Та-ак, что это я только что ляпнула?

– Ничто не вечно, Грейс.

– Ничто не вечно, и когда дело – труба, я сумею сыграть по правилам.

– Что дело – труба, до тебя доходит, лишь когда все опять в порядке.

Ее руки отменно воспитаны и очень осторожны. Она ведет программу новостей для глухих в замедленной съемке. Позади ее рук Стивен – и в самый неуместный момент – начинает хохотать.

– Оу-го-гогх, – говорит он. – Ты могла бы меня предупредить.

– Я тебя предупреждала: они – люди серьезные. Вся аж посинела, предупреждаючи.

– Но такими словами, что я вообще не понимала, о чем ты.

– Ау, – говорит Стивен, вновь замирает и опять повторяет: – Ау. Ау-у. А-у-у. Ха-у-у-у.

– Я дала передаче имя, – говорю я. – Без меня все было бы иначе. Назови мне хоть одну деталь, которой передача обязана не мне, а Маркусу.

– Никто в тебе не сомневается.

– Ау-ух. У. Хау-у, – слова выползают из его губ, как изгоняемые бесы.

– Что ты имеешь в виду? – спрашивает она. – Чего ты хочешь?

Как мне сформулировать, чего я хочу? Я просто не хочу остаться в хвосте, покамест Маркус покупает рубашки полудюжинами, а она взлетает по перилам служебной лестницы на своей неподвластной трению заднице, как Мэри Поппинс.

– Худжхауаррр, – говорит Стивен.

– Это всего лишь слухи, – говорит она.

– Маркусу ты сказала, что все решено.

– Они решили, что такой исход возможен.

– Охм. Хм, – говорит Стивен на экране.

– Все зависит от нас. От тебя.

– Хуаургх. Охм.

– Ну, чего тебе надо? Здесь ты можешь добиться всего, чего пожелаешь. Только не позволяй себе психовать из-за нашего подвешенного положения. Серьезно. Пользуйся хаосом. Не борись с ним.

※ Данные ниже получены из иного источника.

# NeuralRevenant/semantic-query-engine

Measured on AMD Instinct MI355X. Metric: k-NN queries/sec (brute-force cosine top-10, 1024-d, 10M vectors), higher is better.
Workload: dtype i8; 1 GPU; flat cosine top-10, N=10000000 x 1024 fp32 (int8 collect scan (per-row-scaled int8 copy, sample-derived thresholds) + fp32 re-score of the candidates, exactness certified per query, bf16 collect pass for uncertified queries), batch=1024 queries/step, index row-sharded over 1 GPU(s); rows=10000000, dim=1024, batch=1024, k=10, parallelism=shard1, scan_mode=int8

## Files before the change

### semantic_query_engine_amd/csrc/exact.hip

```cpp
#include "kernels.h"

namespace sqe {

namespace {

struct RescoreArgs {
    const float* master;
    const float* qn;
    int K, B, k;
    const int* unc_ids;
    const int* unc_count;
    const float* collect_thr;
    uint64_t* keys;
    const int* key_cnt;
    float* cos_out;
    int64_t* id_out;
    int64_t id_base;
};

__global__ __launch_bounds__(256) void collect_rescore_kernel(RescoreArgs p) {
    __shared__ int hist[256];
    __shared__ int scratch[4];
    __shared__ uint64_t top[MAX_KP];
    const int ci = blockIdx.x;
// ... 90 lines not shown
            thr_out[ci] = collect_thr[q];
        }
        __syncthreads();
        if (tid == 0) {
            int t = 0;
            for (int w = 0; w < 16; ++w) t += wave_tot[w];
            base += t;
        }
        __syncthreads();
    }
    const int count = base;
    if (tid == 0) *unc_count = count;
    for (int i = count + tid; i < thr_cap; i += 1024) thr_out[i] = INFINITY;
    __syncthreads();
    const int vec_per_row = row_bytes / 16;
    for (int64_t e = tid; e < (int64_t)count * vec_per_row; e += 1024) {
        const int ci = (int)(e / vec_per_row), v = (int)(e - (int64_t)ci * vec_per_row);
        const uint4* src = reinterpret_cast<const uint4*>(reinterpret_cast<const char*>(qb) + (size_t)unc_ids[ci] * pitch_bytes);
        uint4* dst = reinterpret_cast<uint4*>(reinterpret_cast<char*>(qb_out) + (size_t)ci * pitch_bytes);
        dst[v] = src[v];
    }
}

}

int launch_compact_uncertified(const float* collect_thr, int B, const bf16_t* qb, int pitch_bytes, int row_bytes, int* unc_ids,
                               float* thr_out, int thr_cap, bf16_t* qb_out, int* unc_count, hipStream_t stream) {
    if (B <= 0) return SQE_OK;
    hipLaunchKernelGGL(compact_uncertified_kernel, dim3(1), dim3(1024), 0, stream, collect_thr, B, qb, pitch_bytes, row_bytes,
                       unc_ids, thr_out, thr_cap, qb_out, unc_count);
    SQE_HIP(hipGetLastError());
    return SQE_OK;
}

int launch_collect_rescore(const ExactArgs& a, hipStream_t stream) {
    if (a.B <= 0) return SQE_OK;
    if (a.K % 4 != 0) return fail(SQE_ERR_INVALID, "collect rescore: dim must be a multiple of 4");
    RescoreArgs p;
    p.master = a.master; p.qn = a.qn; p.K = a.K; p.B = a.B; p.k = a.k; p.collect_thr = a.collect_thr;
    p.unc_ids = a.unc_ids; p.unc_count = a.unc_count;
    p.keys = a.keys; p.key_cnt = a.key_cnt; p.cos_out = a.cos_out; p.id_out = a.id_out; p.id_base = a.id_base;
    hipLaunchKernelGGL(collect_rescore_kernel, dim3(a.B), dim3(256), 0, stream, p);
    SQE_HIP(hipGetLastError());
    return SQE_OK;
}

// ... 2 lines not shown
```

### semantic_query_engine_amd/csrc/internal.h

```cpp
#pragma once

#include <atomic>
#include <mutex>
#include <string>
#include <vector>

#include "kernels.h"

namespace sqe {

struct DevBuf {
    void* p = nullptr;
    size_t bytes = 0;
    DevBuf() = default;
    DevBuf(const DevBuf&) = delete;
    DevBuf& operator=(const DevBuf&) = delete;
    ~DevBuf() { release(); }
    void release() {
        if (p) (void)hipFree(p);
        p = nullptr;
        bytes = 0;
    }
    int ensure(size_t need) {
        if (need <= bytes) return SQE_OK;
// ... 144 lines not shown
    sqe::DevBuf dbg;
    sqe::DevBuf resid_max;
    sqe::DevBuf q_resid;
    sqe::DevBuf unc;
    sqe::DevBuf fb_keys, fb_cnt;
    sqe::DevBuf unc_ids, thr_c, qb_c;
    sqe::DevBuf stage_in, stage_out;
    int certify = 1;
    sqe::DevBuf i8db;
    sqe::DevBuf i8sxi;
    sqe::DevBuf i8resid_max;
    int64_t i8_cap_tiles = 0, i8_tile_stride = 0;
    int64_t i8_rows = 0;
    sqe::DevBuf q8t;
    sqe::DevBuf q8, q8sqi, q8resid, i8thr_int, i8thr_eff, i8cos_s, i8ids_s, i8stats, i8samp;
    int64_t i8_min_rows = 1000000;
    int i8_sample_step = 100;
    int i8_sample_m = 20;
    float i8_dx = 0.f;
    bool i8_dx_stale = true;
    bool i8_oom_logged = false;
    int i8_sample_int8 = 1;
    double i8_max_resid = 0.02;
    sqe::DevBuf i8ovf, i8ovf_cnt;
    double i8_anchor_margin = 0.25;
    int i8_key_budget = 6144;
    sqe_i8_launch_t i8_launch{};
    int last_B = 0;
    bool last_i8 = false;
    sqe::IvfState* ivf = nullptr;
    bool internal = false;
    sqe::GroupIndex* group = nullptr;
    std::atomic<int64_t> next_id{0};
    bool has_map = false;
    sqe::DevBuf idmap;
    sqe::FilterState* filter = nullptr;
    int64_t filter_gather_rows = 1 << 20;
    sqe::RangeState* range = nullptr;
    int64_t range_key_budget = 1 << 25;
    bool has_keys = false;
    sqe::DevBuf keys;
    sqe::CollapseState* collapse = nullptr;
    int collapse_depth = 0;
};

struct sqe_cache {
// ... 37 lines not shown
    bool locked;
    OpScope(sqe_ctx* c, OpOrder& ord, bool host_call, bool lock = true) : o(ord), locked(lock) {
        (void)hipSetDevice(c->device);
        if (locked) o.mu.lock();
        s = (host_call && !c->foreign.load()) ? o.own : c->stream.load();
        if (o.armed && o.last != s) (void)hipStreamWaitEvent(s, o.ev, 0);
    }
    ~OpScope() {
        (void)hipEventRecord(o.ev, s);
        o.last = s;
        o.armed = true;
        if (locked) o.mu.unlock();
    }
    OpScope(const OpScope&) = delete;
    OpScope& operator=(const OpScope&) = delete;
};

int index_create_impl(sqe_ctx* ctx, int dim, int kind, int nlist, bool internal, sqe_index** out);
int index_grow(sqe_index* idx, int64_t need_rows, hipStream_t s);
int index_add_impl(sqe_index* idx, const float* x_dev, int64_t n, int64_t x_stride, bool restore, hipStream_t s);
int index_update_impl(sqe_index* idx, const int64_t* rows_dev, const float* x_dev, int64_t n, hipStream_t s);
int index_search_impl(sqe_index* idx, const float* q_dev, int B, int k, int nprobe, float* cos_out_dev, int64_t* id_out_dev,
                      hipStream_t s, int pass_index = 0);

int ivf_create(sqe_index* base, IvfState** out);
void ivf_destroy(IvfState* st);
int ivf_rows_added(sqe_index* base, IvfState* st, hipStream_t s);
int ivf_rows_updated(sqe_index* base, IvfState* st, const int64_t* rows_dev, int64_t n, hipStream_t s);
int ivf_train(sqe_index* base, IvfState* st, const float* x_dev, int64_t n, int iters, uint64_t seed, hipStream_t s);
int ivf_search(sqe_index* base, IvfState* st, const float* q_dev, int B, int k, int nprobe, float* cos_out, int64_t* id_out,
               hipStream_t s);
int ivf_export(sqe_index* base, IvfState* st, float* centroids_host, int32_t* assign_host, hipStream_t s);
void ivf_invalidate(IvfState* st);
sqe_index* ivf_coarse(IvfState* st);
bool ivf_trained(IvfState* st);
int ivf_restore(sqe_index* base, IvfState* st, const float* centroids_dev, const int32_t* assign_dev, int64_t n, hipStream_t s);
void ivf_assignments(IvfState* st, int** assign, int64_t* n_assigned);
void ivf_rows_deleted(IvfState* st, int64_t n_assigned);

int64_t search_id_base(const sqe_index* idx);
int index_translate_ids(sqe_index* idx, int64_t* id_dev, int64_t count, hipStream_t s);
int index_resolve_ids(sqe_index* idx, const int64_t* ids_host, int64_t m, std::vector<int64_t>& pos, hipStream_t s, const char* what);
int index_delete_positions(sqe_index* idx, const std::vector<int64_t>& pos_sorted, hipStream_t s);
int index_ids_host(sqe_index* idx, std::vector<int64_t>& out, hipStream_t s);
int index_set_ids(sqe_index* idx, const int64_t* ids_host, int64_t next_id, hipStream_t s);
int launch_idmap_iota(int64_t* map, int64_t first_pos, int64_t first_id, int64_t n, hipStream_t s);
// ... 60 lines not shown
```

### semantic_query_engine_amd/csrc/search.hip

```cpp
#include <stdio.h>
#include <stdlib.h>
#include <string.h>

#include <algorithm>
#include <tuple>
#include <utility>

#include "internal.h"

namespace sqe {

__global__ void add_count_kernel(int* acc, const int* v) { *acc += *v; }

namespace {

int auto_kp(const sqe_index* idx, int k) {
    if (idx->rescore_k > 0) return std::min(MAX_KP, std::max(idx->rescore_k, k));
    if (idx->certify) return k <= 32 ? 64 : k <= 128 ? 128 : k;
    return std::min(MAX_KP, std::max(32, 4 * k));
}

struct Pass {
    sqe_index* idx;
    hipStream_t s;
    int64_t n_rows;
    int B, k, kp;
    ScanPlan plan;
    float* cos_out;
    int64_t* id_out;
    int pass_index;
    bool certify;
    int* unc_count;
    float* collect_thr;
    int step8, m8;
};

bool i8_stamps_wanted() {
    static const bool want_stamps = [] { const char* e = knob_env("SQE_I8_STAMPS"); return e && e[0] == '1'; }();
    return want_stamps;
}

bool scan_counters_wanted() {
    static const bool want = [] { const char* e = knob_env("SQE_DBG"); return e && (atoi(e) & 32); }();
    return want;
}

int arm_dbg(sqe_index* idx, hipStream_t s, unsigned long long** slot) {
    SQE_TRY(idx->dbg.ensure(8192));
    SQE_HIP(hipMemsetAsync(idx->dbg.p, 0, 8192, s));
    *slot = idx->dbg.as<unsigned long long>();
    return SQE_OK;
}

int report_i8_stamps(sqe_index* idx, hipStream_t s) {
    unsigned long long h[256];
    SQE_HIP(hipMemcpyAsync(h, idx->dbg.p, sizeof(h), hipMemcpyDeviceToHost, s));
    SQE_HIP(hipStreamSynchronize(s));
    int wall_khz = 0;
// ... 109 lines not shown
        idx->i8_tile_stride = stride;
    }
    if (!idx->i8resid_max.p) {
        SQE_TRY(idx->i8resid_max.ensure(16));
        SQE_HIP(hipMemsetAsync(idx->i8resid_max.p, 0, 16, s));
    }
    if (idx->i8_rows < n_rows) {
        StageTimer t(idx->ctx->prof, s, ST_ADD);
        SQE_TRY(launch_quantize_rows_i8(idx->master, nullptr, idx->i8_rows, n_rows - idx->i8_rows, n_rows, K, idx->i8db.as<int8_t>(), stride,
                                        idx->i8sxi.as<uint32_t>(), idx->i8resid_max.as<uint32_t>(), s));
        idx->i8_rows = n_rows;
        idx->i8_dx_stale = true;
    }
    if (idx->i8_dx_stale) {
        uint32_t bits = 0;
        SQE_HIP(hipMemcpyAsync(&bits, idx->i8resid_max.p, 4, hipMemcpyDeviceToHost, s));
        SQE_HIP(hipStreamSynchronize(s));
        memcpy(&idx->i8_dx, &bits, 4);
        idx->i8_dx_stale = false;
    }
    return SQE_OK;
}

int prepare_pass(Pass& p, const float* q_dev) {
    sqe_index* idx = p.idx;
    sqe_ctx* c = idx->ctx;
    const ScanPlan& plan = p.plan;
    hipStream_t s = p.s;
    const int K = idx->dim, B = p.B;
    SQE_TRY(idx->qn.ensure((size_t)B * K * 4));
    SQE_TRY(idx->qb.ensure((size_t)plan.b_pad * idx->pitch));
    SQE_TRY(idx->cand.ensure((size_t)plan.n_chunks * plan.b_pad * CAND_CAP * 8));
    SQE_TRY(idx->cand_cnt.ensure((size_t)plan.n_chunks * plan.b_pad * 4));
    const size_t gmax_bytes = (size_t)plan.b_pad * plan.ngroups * GMAX_COLS * 4;
    SQE_TRY(idx->gmax.ensure(gmax_bytes));
    static const bool no_collect = [] { const char* e = knob_env("SQE_NO_COLLECT"); return e && atoi(e) != 0; }();
    p.certify = idx->certify && p.n_rows > 0 && !no_collect;
    SQE_TRY(idx->q_resid.ensure((size_t)B * 4));
    if (p.certify) {
        SQE_TRY(idx->unc.ensure(16 + (size_t)plan.b_pad * 4));
        SQE_TRY(idx->fb_keys.ensure((size_t)B * EXACT_CAP * 8));
        SQE_TRY(idx->fb_cnt.ensure((size_t)B * 4));
        SQE_TRY(idx->unc_ids.ensure((size_t)B * 4));
        SQE_TRY(idx->thr_c.ensure((size_t)(plan.b_pad + 256) * 4));
        if ((size_t)(plan.b_pad + 256) * idx->pitch > idx->qb_c.bytes) {
            SQE_TRY(idx->qb_c.ensure((size_t)(plan.b_pad + 256) * idx->pitch));
            SQE_HIP(hipMemsetAsync(idx->qb_c.p, 0, idx->qb_c.bytes, s));
        }
    }
    {
        StageTimer t(c->prof, s, ST_PREP);
        if (plan.b_pad > B)
            SQE_HIP(hipMemsetAsync(idx->qb.as<char>() + (size_t)B * idx->pitch, 0, (size_t)(plan.b_pad - B) * idx->pitch, s));
        SQE_TRY(launch_normalize_rows(q_dev, B, K, K, idx->qn.as<float>(), idx->qb.as<bf16_t>(), idx->pitch / 2,
                                      idx->q_resid.as<float>(), nullptr, s));
        if (p.certify) {
            SQE_HIP(hipMemsetAsync(idx->unc.p, 0, 16, s));
            SQE_HIP(hipMemsetAsync(idx->fb_cnt.p, 0, (size_t)B * 4, s));
        }
        SQE_HIP(hipMemsetAsync(idx->gmax.p, 0, gmax_bytes, s));
    }
    p.unc_count = p.certify ? idx->unc.as<int>() : nullptr;
    p.collect_thr = p.certify ? reinterpret_cast<float*>(idx->unc.as<int>() + 4) : nullptr;
    return SQE_OK;
}

std::pair<int, int> sample_plan(int64_t n_rows, int step8, int m8) {
    const int64_t tiles = (n_rows + SCAN_BM - 1) / SCAN_BM;
    const int min_tiles = 2 * GMAX_COLS;
    if (tiles / step8 < min_tiles && tiles / min_tiles >= 1 && tiles / min_tiles < step8) {
        const int step_e = (int)std::max<int64_t>(std::max(1, (step8 * m8 + 63) / 64), tiles / min_tiles);
        const int m_e = std::min(64, std::max(m8, (step8 * m8 + step_e - 1) / step_e));
        step8 = step_e;
        m8 = m_e;
    }
    return {step8, m8};
}

int admit_i8(const Pass& p, bool* use) {
    sqe_index* idx = p.idx;
    const int K = idx->dim;
    *use = idx->scan_mode == SQE_SCAN_INT8_RESCORE && p.certify && K >= 256 && K % 128 == 0 && p.k <= p.m8 &&
           p.n_rows >= idx->i8_min_rows && p.n_rows >= (int64_t)p.step8 * SCAN_BM * 4;
    if (!*use) return SQE_OK;
    const int rc8 = ensure_i8_copy(idx, p.s);
    if (rc8 == SQE_ERR_OOM) {
// ... 2 lines not shown
        idx->scan_mode = SQE_SCAN_BF16_RESCORE;
        *use = false;
    } else {
        SQE_TRY(rc8);
        *use = idx->i8_dx <= (float)idx->i8_max_resid;
    }
    return SQE_OK;
}

ScanArgs bf16_scan_args(const Pass& p, const bf16_t* q) {
    sqe_index* idx = p.idx;
    ScanArgs a;
    a.db = idx->scan; a.q = q; a.n_rows = p.n_rows; a.K = idx->dim; a.B = p.B;
    a.db_pitch = idx->pitch; a.q_pitch = idx->pitch;
    a.cand = idx->cand.as<uint64_t>(); a.cand_cnt = idx->cand_cnt.as<int>(); a.gmax = idx->gmax.as<uint32_t>();
    return a;
}
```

– Все, – сказали ее руки, – все, что ты захочешь.

Она не знает, чего я хочу. Она не знает значения слова «хаос». Со всеми ее «так-либо-иначе», со всеми ее «или-или-либо-то-и-другое-вместе». В детстве я хотела, чтобы лысые-и-волосатые отцы других девочек стали моими. Но их я тоже не получила.

– Я хочу «Шоу встреч».

– Ну и? Есть идеи?

Зачем это я буду подбрасывать ей свои идеи? Она лучше умеет использовать чужое, чем придумывать свое. Тем не менее я перегибаюсь к видаку и заставляю его работать, как ребенок наугад нажимая кнопки.

– Для начала – вот мой ведущий.

– О, – говорит Люб-Вагонетка, когда выпущенный на волю Стивен разражается своим райски-безмятежным смехом.

Я оставляю ее наедине с пленкой. Она останавливает запись, перематывает назад, вновь прокручивает смех. Стоп. Перемотка. Смех. Стоп. Перемотка. Смех. Стоп.

Уже в дверях я напоминаю ей, что в унижениях Маркус, возможно, и разбирается, но секс ему не по плечу.

– В играх он собаку съел, – говорю я, и мы обе улыбаемся, хотя кто может знать, что смешного она находит в моих словах? Иду в туалет и изливаю ее из себя вместе с мочой. Изливаю из себя Стивеновы «стоп-поехали». Работая своим новеньким детским мочевым пузырем, изливаю саму себя торопливо, без труда – назад в реку времени.